総子化によって起きる様々な生活の変化を探訪するこのシリーズ。今回は日本を飛び出し、マレーシアに移住した家族を訪ねました。海外に拠点を移す狙い、そして海を越えて展開する親子・一族の姿に迫ります。

第2回
親に支えられ、海を渡るファミリー

近年、日本人移住者が急増しているマレーシア。第1回で見てきたように、これまで移住者の大部分を占めていたのは、リタイア後のエルダー層でした。
しかし最近、全く別の層の移住が注目を浴びつつあります。小学生~高校生の子供を英語環境で学ばせるために、マレーシアのインターナショナルスクール(以下、インター校)への通学を主目的としたファミリーの移住が増加しているのです。
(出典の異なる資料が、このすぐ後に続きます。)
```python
class Workspace:

    bf16 = False

    def __init__(self, cfg: Config, B: int, T: int, roi_hw, device, train: bool, slot=0):
        self.cfg, self.B, self.T, self.roi_hw, self.train = cfg, B, T, roi_hw, train
        self.stash_gen, self.stash_live = 0, False
        N, H = B * T, cfg.hidden
        f32 = dict(device=device, dtype=torch.float32)
        u8 = dict(device=device, dtype=torch.uint8)
        self.lengths = torch.empty(B, device=device, dtype=torch.int32)
        nb = L.gru_sync_bytes(B, T, H)
        self.gru_sync = torch.zeros(nb // 4, device=device, dtype=torch.int32) if nb else None
        self.side = side_stream(device, slot) if train else None
        self.ev_fork = torch.cuda.Event() if train else None
        self.ev_join = torch.cuda.Event() if train else None
        self.ev_cnn_fwd = torch.cuda.Event() if train else None
        self.stagger = False
        self.Z = torch.empty(N, cfg.in_dim, **f32) if cfg.use_roi and roi_hw is not None else None
        self.cnn_generic = None
        if cfg.use_roi and roi_hw is not None:
            from . import cnn_generic

            if not cnn_generic.fused_supported(*roi_hw):
                self.cnn_generic = cnn_generic.GenericCnn(N, roi_hw[0], roi_hw[1], device, train)
        self.gi = [torch.empty(2, N, 3 * H, **f32) for _ in range(cfg.gru_layers)]
        self.out = [torch.empty(N, 2 * H, **f32) for _ in range(cfg.gru_layers)]
        self.attn = torch.empty(B, T, **f32)
        self.pooled = torch.empty(B, 2 * H, **f32)
        self.ln = torch.empty(B, 2 * H, **f32)
        self.mid = torch.empty(B, cfg.head_mid, **f32)
        self.logits = torch.empty(B, cfg.num_classes, **f32)
        self.out_drop = [torch.empty(N, 2 * H, **f32) for _ in range(cfg.gru_layers - 1)]
        self.mid_drop = torch.empty(B, cfg.head_mid, **f32)
        if train:
            self.save = [torch.empty(2, N, 4, H, **f32) for _ in range(cfg.gru_layers)]
            self.dG = [torch.empty(2, N, 4, H, **f32) for _ in range(cfg.gru_layers)]
            self.d_out = torch.empty(N, 2 * H, **f32)
            need = 0
            for l in range(cfg.gru_layers):
                probs = [L.GemmProblem(0, 0, m_, n_, k_, None, 0, 1, 0, 0, None, 0, 1, 0, 0, None, 0, sp_, 2, 0, 0, 0)
                         for (m_, n_, k_, sp_) in dw_shapes(cfg, B, T, l)]
                need = max(need, L.gemm_group_ws_floats(probs))
            self.splitk_ws = torch.empty(need, **f32)
            self.d_lower = [None] + [torch.empty(N, 2 * H, **f32) for _ in range(1, cfg.gru_layers)]
            self.ev_zero = torch.cuda.Event()
            self.xhat = torch.empty(B, 2 * H, **f32)
            self.rstd = torch.empty(B, **f32)
            self.d_logits = torch.empty(B, cfg.num_classes, **f32)
            self.d_mid = torch.empty(B, cfg.head_mid, **f32)
            self.tail_part = torch.empty(B, 3, 2 * H, **f32)
            self.d_ln = torch.empty(B, 2 * H, **f32)
            self.d_pooled = torch.empty(B, 2 * H, **f32)
            self.dZ = torch.empty(N, cfg.in_dim, **f32) if cfg.use_roi else None
            if cfg.use_roi and self.cnn_generic is None:
                Hh, Ww = roi_hw
                self.cnn_sizes = L.cnn_stash_sizes(Hh, Ww)
                n_a1, n_a2, n_i1, n_i2, n_m3, n_feat = self.cnn_sizes
                self.st_a1 = torch.empty(N, n_a1, **f32)
                self.st_i1 = torch.empty(N, n_i1, **u8)
                self.st_a2 = torch.empty(N, n_a2, **f32)
                self.st_i2 = torch.empty(N, n_i2, **u8)
                self.st_m3 = torch.empty(N, n_m3, **u8)
                self.st_feat = torch.empty(N, n_feat, **f32)
        self.frames = (torch.empty(1 + N, device=device, dtype=torch.int32)
                       if cfg.use_roi and roi_hw is not None and self.cnn_generic is None and SKIP_PADDED_FRAMES else None)
        self.frames_seen = (torch.full((1,), -1, dtype=torch.int32).pin_memory()
                            if self.frames is not None and train else None)
        self.walk_listed = self.frames is not None


def forward(P: Dict[str, torch.Tensor], cfg: Config, ws: Workspace, X: torch.Tensor, R: Optional[torch.Tensor], *,
            train: bool, stash: bool = False, seed: int = 0, ce=None, x_in_place: bool = False, z_ready: bool = False) -> torch.Tensor:
    if ws.bf16:
        from . import engine_bf16

        return engine_bf16.forward(P, cfg, ws, X, R, train=train, stash=stash, seed=seed, ce=ce, x_in_place=x_in_place)
    B, T, H, N = ws.B, ws.T, cfg.hidden, ws.B * ws.T
    s = L.stream()
    if stash and not ws.train:
        raise RuntimeError("stash=True needs a training workspace")
    if z_ready:
        if stash or train or not cfg.use_roi or X.shape[2] != cfg.in_dim:
            raise RuntimeError("z_ready: inference on rows of width in_dim = x_dim + roi_emb of a use_roi model")
        layer_in, ld_in = X.data_ptr(), cfg.in_dim
    elif cfg.use_roi:
        Hh, Ww = ws.roi_hw
        ws_Z = ws.Z
        if not x_in_place:
            L.call("ss_copy_rows_f32", X.data_ptr(), cfg.x_dim, ws_Z.data_ptr(), cfg.in_dim, N, cfg.x_dim, s)
        if ws.cnn_generic is not None:
            ws.cnn_generic.forward(P, R, cfg.roi_standardize, cfg.roi_emb, _addr(ws_Z, cfg.x_dim), cfg.in_dim, stash)
        else:
            cw = [P[k].data_ptr() for k in ("roi_cnn.net.0.weight", "roi_cnn.net.0.bias", "roi_cnn.net.3.weight",
                                            "roi_cnn.net.3.bias", "roi_cnn.net.6.weight", "roi_cnn.net.6.bias",
                                            "roi_cnn.fc.weight", "roi_cnn.fc.bias")]
            st = ([ws.st_a1.data_ptr(), ws.st_i1.data_ptr(), ws.st_a2.data_ptr(), ws.st_i2.data_ptr(),
# ... 57 lines not shown
    p_drop = cfg.head_dropout if train else 0.0
    top = ws.out[cfg.gru_layers - 1]
    L.call("ss_tail_bwd", top.data_ptr(), ws.lengths.data_ptr(), P["pool.score.weight"].data_ptr(),
           P["head.0.weight"].data_ptr(), P["head.1.weight"].data_ptr(), P["head.4.weight"].data_ptr(),
           ws.attn.data_ptr(), ws.xhat.data_ptr(), ws.rstd.data_ptr(), ws.mid.data_ptr(), d_logits.data_ptr(), B, T,
           2 * H, MID, C, p_drop, seed, 7 << 40, ws.d_mid.data_ptr(), ws.d_out.data_ptr(),
           G["head.0.weight"].data_ptr(), G["head.0.bias"].data_ptr(), G["pool.score.weight"].data_ptr(),
           G["pool.score.bias"].data_ptr(), ws.tail_part.data_ptr(), s)
    side = ws.side if USE_SIDE_STREAM else torch.cuda.current_stream()
    ws.ev_fork.record()

    def head_side_work():
        with torch.cuda.stream(side):
            side.wait_event(ws.ev_fork)
            zero_buffers(ws.d_lower[1:] + ([ws.dZ] if cfg.use_roi else []))
            ws.ev_zero.record()
            if ws.frames_seen is not None:
                ws.frames_seen.copy_(ws.frames[:1], non_blocking=True)
            for k_, name_ in enumerate(("head.0.weight", "head.0.bias", "pool.score.weight")):
                L.call("ss_colsum_f32", _addr(ws.tail_part, k_ * 2 * H), B, 2 * H, 3 * 2 * H, G[name_].data_ptr(), L.stream())
            gemm(0, 0, C, MID, B, d_logits.data_ptr(), C, ws.mid_drop.data_ptr(), MID, G["head.4.weight"].data_ptr(), MID,
                 accumulate=True, atomic=True, a_colsum=G["head.4.bias"].data_ptr())
            gemm(0, 0, MID, 2 * H, B, ws.d_mid.data_ptr(), MID, ws.ln.data_ptr(), 2 * H, G["head.1.weight"].data_ptr(),
                 2 * H, accumulate=True, atomic=True, a_colsum=G["head.1.bias"].data_ptr())

    use_drop = train and cfg.gru_dropout > 0.0
    zero_waited = False
    for l in range(cfg.gru_layers - 1, -1, -1):
        K = cfg.in_dim if l == 0 else 2 * H
        top_layer = l == cfg.gru_layers - 1
        g_in = ws.d_out if top_layer else ws.d_lower[l + 1]
        L.call("ss_gru_bwd", g_in.data_ptr(), ws.out[l].data_ptr(), ws.save[l].data_ptr(),
               P[f"gru.weight_hh_l{l}"].data_ptr(), P[f"gru.weight_hh_l{l}_reverse"].data_ptr(),
               ws.lengths.data_ptr(), B, T, H, ws.dG[l].data_ptr(),
               0.0 if (top_layer or not use_drop) else cfg.gru_dropout, seed, (l + 1) << 40,
               G[f"gru.bias_ih_l{l}"].data_ptr(), G[f"gru.bias_hh_l{l}"].data_ptr(),
               G[f"gru.bias_ih_l{l}_reverse"].data_ptr(), G[f"gru.bias_hh_l{l}_reverse"].data_ptr(), L.ptr(ws.gru_sync), s)
        if top_layer:
            head_side_work()
        if l == 0:
            if cfg.use_roi:
                lin, ld_in = ws.Z.data_ptr(), cfg.in_dim
            else:
                lin, ld_in = X.data_ptr(), cfg.x_dim
        else:
            use_drop = train and cfg.gru_dropout > 0.0
            lin, ld_in = (ws.out_drop[l - 1] if use_drop else ws.out[l - 1]).data_ptr(), 2 * H
        def side_work(l=l, K=K, lin=lin, ld_in=ld_in):
            side = ws.side if USE_SIDE_STREAM else torch.cuda.current_stream()
            ws.ev_fork.record()
            with torch.cuda.stream(side):
                side.wait_event(ws.ev_fork)
                L.call("ss_gemm_f32_splitk_group", *L.gemm_group(dw_problems(ws, G, cfg, l, lin, ld_in)), ws.splitk_ws.data_ptr(),
                       ws.splitk_ws.numel(), DW_WIDE_ALONE if l == 0 else 0, L.stream(), tag="gemm_gru_dW")
        if l == 0:
            side_work()
        need_dx = (l > 0) or cfg.use_roi or (d_X is not None)
        if need_dx:
            if l > 0:
                dst, ld_dst = ws.d_lower[l].data_ptr(), 2 * H
            elif cfg.use_roi:
                dst, ld_dst = ws.dZ.data_ptr(), cfg.in_dim
            else:
                dst, ld_dst = d_X.data_ptr(), cfg.x_dim
                zero_buffers([d_X])
            if not zero_waited:
                torch.cuda.current_stream().wait_event(ws.ev_zero)
                zero_waited = True
            wi, wir = f"gru.weight_ih_l{l}", f"gru.weight_ih_l{l}_reverse"
            c0 = cfg.x_dim if (l == 0 and cfg.use_roi and d_X is None) else 0
            tiles = -(-N // 128) * -(-(K - c0) // 64) * 2
            dx_splits = max(1, min(_DX_SPLIT_CAP, 768 // tiles, (3 * H) // 96))
            gemm(1, 0, N, K - c0, 3 * H, ws.dG[l].data_ptr(), 4 * H, _addr(P[wi], c0), K, dst + 4 * c0, ld_dst,
                 accumulate=True, atomic=True, tag="gemm_gru_dX", batch=2, splits=dx_splits,
                 strides=(N * 4 * H, _pstride(P, wi, wir), 0, 0, 0))
        if l > 0:
            side_work()
    side_joined = False
    if cfg.use_roi:
        Hh, Ww = ws.roi_hw
        if d_X is not None:
            L.call("ss_copy_rows_f32", ws.dZ.data_ptr(), cfg.in_dim, d_X.data_ptr(), cfg.x_dim, N, cfg.x_dim, s)
        if USE_SIDE_STREAM:
            ws.ev_join.record(ws.side)
            torch.cuda.current_stream().wait_event(ws.ev_join)
            side_joined = True
        names = ("roi_cnn.net.0.weight", "roi_cnn.net.0.bias", "roi_cnn.net.3.weight", "roi_cnn.net.3.bias",
                 "roi_cnn.net.6.weight", "roi_cnn.net.6.bias", "roi_cnn.fc.weight", "roi_cnn.fc.bias")
        if ws.cnn_generic is not None:
            ws.cnn_generic.backward(P, G, cfg.roi_emb, _addr(ws.dZ, cfg.x_dim), cfg.in_dim)
        else:
            L.call("ss_roi_cnn_bwd_frames", R.data_ptr(), N, Hh, Ww, int(cfg.roi_standardize), *[P[k].data_ptr() for k in names],
                   cfg.roi_emb, ws.st_a1.data_ptr(), ws.st_i1.data_ptr(), ws.st_a2.data_ptr(), ws.st_i2.data_ptr(),
                   ws.st_m3.data_ptr(), ws.st_feat.data_ptr(), ws.cnn_sizes.ptr, _addr(ws.dZ, cfg.x_dim), cfg.in_dim,
                   *[G[k].data_ptr() for k in names], L.ptr(ws.frames) if ws.walk_listed else None, s, tag="ss_roi_cnn_bwd")
    if USE_SIDE_STREAM and not side_joined:
        ws.ev_join.record(ws.side)
        torch.cuda.current_stream().wait_event(ws.ev_join)
```

Measured before the change: 134,100 clips/s.

## Fuse split-K reduction into GEMM via last-arriving-block counters

```diff
diff --git a/silent_speech_amd/csrc/gemm.hip b/silent_speech_amd/csrc/gemm.hip
--- a/silent_speech_amd/csrc/gemm.hip
+++ b/silent_speech_amd/csrc/gemm.hip
@@ -34,7 +34,46 @@
   long sA, sB, sC, sBias, sAsum;
   int kcat;
   int flags;
+  float* Cout;
+  unsigned* cnt;
 };
+
+__device__ __forceinline__ bool splitk_arrive_last(unsigned* cnt, int nz, float* flag) {
+  asm volatile("s_waitcnt vmcnt(0)" ::: "memory");
+  __syncthreads();
+  if (threadIdx.x == 0) {
+    __builtin_amdgcn_fence(__ATOMIC_RELEASE, "agent");
+    asm volatile("s_waitcnt vmcnt(0)" ::: "memory");
+    const unsigned seen = __hip_atomic_fetch_add(cnt, 1u, __ATOMIC_RELAXED, __HIP_MEMORY_SCOPE_AGENT);
+    const bool last = seen == (unsigned)(nz - 1);
+    if (last) {
+      __builtin_amdgcn_fence(__ATOMIC_ACQUIRE, "agent");
+      asm volatile("s_waitcnt vmcnt(0)" ::: "memory");
+      __hip_atomic_store(cnt, 0u, __ATOMIC_RELAXED, __HIP_MEMORY_SCOPE_AGENT);
+    }
+    *reinterpret_cast<volatile int*>(flag) = last ? 1 : 0;
+  }
+  __syncthreads();
+  return *reinterpret_cast<volatile int*>(flag) != 0;
+}
+
+__device__ __forceinline__ f32x4 splitk_slab_sum(const f32x4* src, long zstride, int nz) {
+  f32x4 s0 = {0.f, 0.f, 0.f, 0.f};
+  int z = 0;
+  for (; z + 8 <= nz; z += 8) {
+    f32x4 v[8];
+#pragma unroll
+    for (int u = 0; u < 8; ++u) v[u] = src[(z + u) * zstride];
+    s0 += ((v[0] + v[1]) + (v[2] + v[3])) + ((v[4] + v[5]) + (v[6] + v[7]));
+  }
+  {
+    f32x4 v[8];
+#pragma unroll
+    for (int u = 0; u < 8; ++u) v[u] = (z + u < nz) ? src[(z + u) * zstride] : f32x4{0.f, 0.f, 0.f, 0.f};
+    s0 += ((v[0] + v[1]) + (v[2] + v[3])) + ((v[4] + v[5]) + (v[6] + v[7]));
+  }
+  return s0;
+}
 
 struct TileId { int bx, by, bz, gx, gy; };
 
@@ -47,6 +86,23 @@
     for (int mt = 0; mt < 4; ++mt)
 #pragma unroll
       for (int nt = 0; nt < 2; ++nt) w[(mt * 2 + nt) * 256] = acc[mt][nt];
+    if (!(p.flags & 32)) return;
+    const int bi = id.bz / p.nz;
+    if (!splitk_arrive_last(p.cnt + ((long)bi * id.gy + id.by) * id.gx + id.bx, p.nz, stage)) return;
+    const f32x4* src = reinterpret_cast<const f32x4*>(p.C) + ((((long)bi * p.nz) * id.gy + id.by) * id.gx + id.bx) * (8 * 256) + threadIdx.x;
+    const long zstride = (long)id.gy * id.gx * (8 * 256);
+    float* Cb = p.Cout + bi * p.sC;
+#pragma unroll 1
+    for (int q = 0; q < 8; ++q) {
+      const f32x4 s0 = splitk_slab_sum(src + q * 256, zstride, p.nz);
+      const int col = n0 + wn * 32 + (q & 1) * 16 + i;
+      if (col >= p.N) continue;
+#pragma unroll
+      for (int r = 0; r < 4; ++r) {
+        const int row = m0 + wm * 64 + (q >> 1) * 16 + 4 * g + r;
+        if (row < p.M) Cb[(long)row * p.ldc + col] += s0[r];
+      }
+    }
     return;
   }
   const bool accumulate = p.flags & 1, relu = p.flags & 2;
@@ -533,20 +589,7 @@
   const int mt = q >> 1, nt = q & 1;
   const f32x4* src = r.ws + ((((long)bi * r.nz) * r.gy + by) * r.gx + bx) * (8 * 256) + q * 256 + tid;
   const long zstride = (long)r.gy * r.gx * (8 * 256);
-  f32x4 s0 = {0.f, 0.f, 0.f, 0.f};
-  int z = 0;
-  for (; z + 8 <= r.nz; z += 8) {
-    f32x4 v[8];
-#pragma unroll
-    for (int u = 0; u < 8; ++u) v[u] = src[(z + u) * zstride];
-    s0 += ((v[0] + v[1]) + (v[2] + v[3])) + ((v[4] + v[5]) + (v[6] + v[7]));
-  }
-  {
-    f32x4 v[8];
-#pragma unroll
-    for (int u = 0; u < 8; ++u) v[u] = (z + u < r.nz) ? src[(z + u) * zstride] : f32x4{0.f, 0.f, 0.f, 0.f};
-    s0 += ((v[0] + v[1]) + (v[2] + v[3])) + ((v[4] + v[5]) + (v[6] + v[7]));
-  }
+  const f32x4 s0 = splitk_slab_sum(src, zstride, r.nz);
   const int col = bx * BN + wn * 32 + nt * 16 + i;
   if (col >= r.N) return;
 #pragma unroll
@@ -582,14 +625,33 @@
   int ksplit, nz, gx, gy, batch;
   long sA, sB, sC;
   long ws_off;
+  int cnt_off;
 };
 struct WideGroup {
   WideProblem p[GEMM_GROUP_MAX];
   int first[GEMM_GROUP_MAX + 1];
   int rfirst[GEMM_GROUP_MAX + 1];
   float* ws;
+  unsigned* cnt;
   int n;
 };
+
+template <class Emit>
+__device__ __forceinline__ void wide_finish(const f32x4* src , long zstride, int nz, int m0, int n0,
+                                            int M, int N, Emit emit) {
+  const int tid = threadIdx.x, lane = tid & 63, wid = tid >> 6, wm = wid >> 1, wn = wid & 1, i = lane & 15, g = lane >> 4;
+#pragma unroll 1
+  for (int q = 0; q < W_Q; ++q) {
+    const f32x4 s0 = splitk_slab_sum(src + q * WNT + tid, zstride, nz);
+    const int col = n0 + wn * 96 + (q % 6) * 16 + i;
+    if (col >= N) continue;
+#pragma unroll
+    for (int rr = 0; rr < 4; ++rr) {
+      const int row = m0 + wm * 48 + (q / 6) * 16 + 4 * g + rr;
+      if (row < M) emit(row, col, s0[rr]);
+    }
+  }
+}
 
 #define WIDE_K_LOOP                                                                                                      \
   {                                                                                                                      \
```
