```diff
@@ -378,10 +421,7 @@
                             const Tw w1 = a.tw.get(twoff + 1);
                             u60_inv_stage<R, bb, true>(ar, x, [&](int) { return w1; }, wn);
                         } else {
-                            u60_inv_stage<R, bb, false>(ar, x, [&](int k) {
-                                if constexpr (kTwPre && r == NR - 1 && bb == 0) return wpre[k >> 1];
-                                else return a.tw.get(twb + (uint64_t)(k >> (bb + 1)));
-                            }, Tw{});
+                            u60_inv_stage<R, bb, false>(ar, x, [&](int k) { return tw_at(k >> (bb + 1)); }, Tw{});
                         }
                     } else if (s == 0) {
                         const Tw wn = a.ninv.get((size_t)L.mod);
@@ -398,9 +438,7 @@
 #pragma unroll
                         for (int k = 0; k < R; ++k) {
                             if (k & half) continue;
-                            Tw w;
-                            if constexpr (kTwPre && r == NR - 1 && bb == 0) w = wpre[k >> 1];
-                            else w = a.tw.get(twb + (uint64_t)(k >> (bb + 1)));
+                            const Tw w = tw_at(k >> (bb + 1));
                             if constexpr (e % 2 == 0) ar.gs_lazy(x[k], x[k + half], w);
                             else ar.gs(x[k], x[k + half], w);
                         }
@@ -413,6 +451,7 @@
             static_for<0, NR>([&](auto rc) {
                 constexpr int r = decltype(rc)::value;
                 if constexpr (r > 0) {
+                    tw_prefetch(rc);
                     exchange(std::integral_constant<int, r - 1>{}, rc, false);
 #pragma unroll
                     for (int k = 0; k < R; ++k) x[k] = ar.round_reduce(x[k]);
@@ -424,8 +463,10 @@
         } else {
             static_for<0, NR>([&](auto ri) {
                 constexpr int r = NR - 1 - decltype(ri)::value;
-                if constexpr (r < NR - 1)
+                if constexpr (r < NR - 1) {
+                    tw_prefetch(std::integral_constant<int, r>{});
                     exchange(std::integral_constant<int, r + 1>{}, std::integral_constant<int, r>{}, false);
+                }
                 static_for<0, LOG_R>([&](auto bi) { stage(std::integral_constant<int, r>{}, bi); });
                 if constexpr (kLazyU60<A>) {
                     constexpr int hb = Gm::HB(r), wl = Gm::WL(r);
```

実は、そのように教育目的で移住したほとんどのファミリーの収入源は今でも日本にあります。つまり、夫は日本で仕事をし続け、妻と子供だけがMM2Hビザを取得して現地のインター校に通うという、いわば逆単身赴任のようなかたちを取っているのです。
彼ら夫婦は一体なぜ、一次的に離れ離れになってでも、子供の教育のための移住を敢えて選択したのでしょうか。そこには、子供の将来の可能性を日本国内だけに留めてしまうことへの危機意識と、祖父母である親世代との総子化時代ならではの関係性が隠されていました。

MM2Hビザ:Malaysia My Second Homeビザの略称。所有財産や収入の条件をクリアすると取得できる、10年間有効の長期滞在ビザ。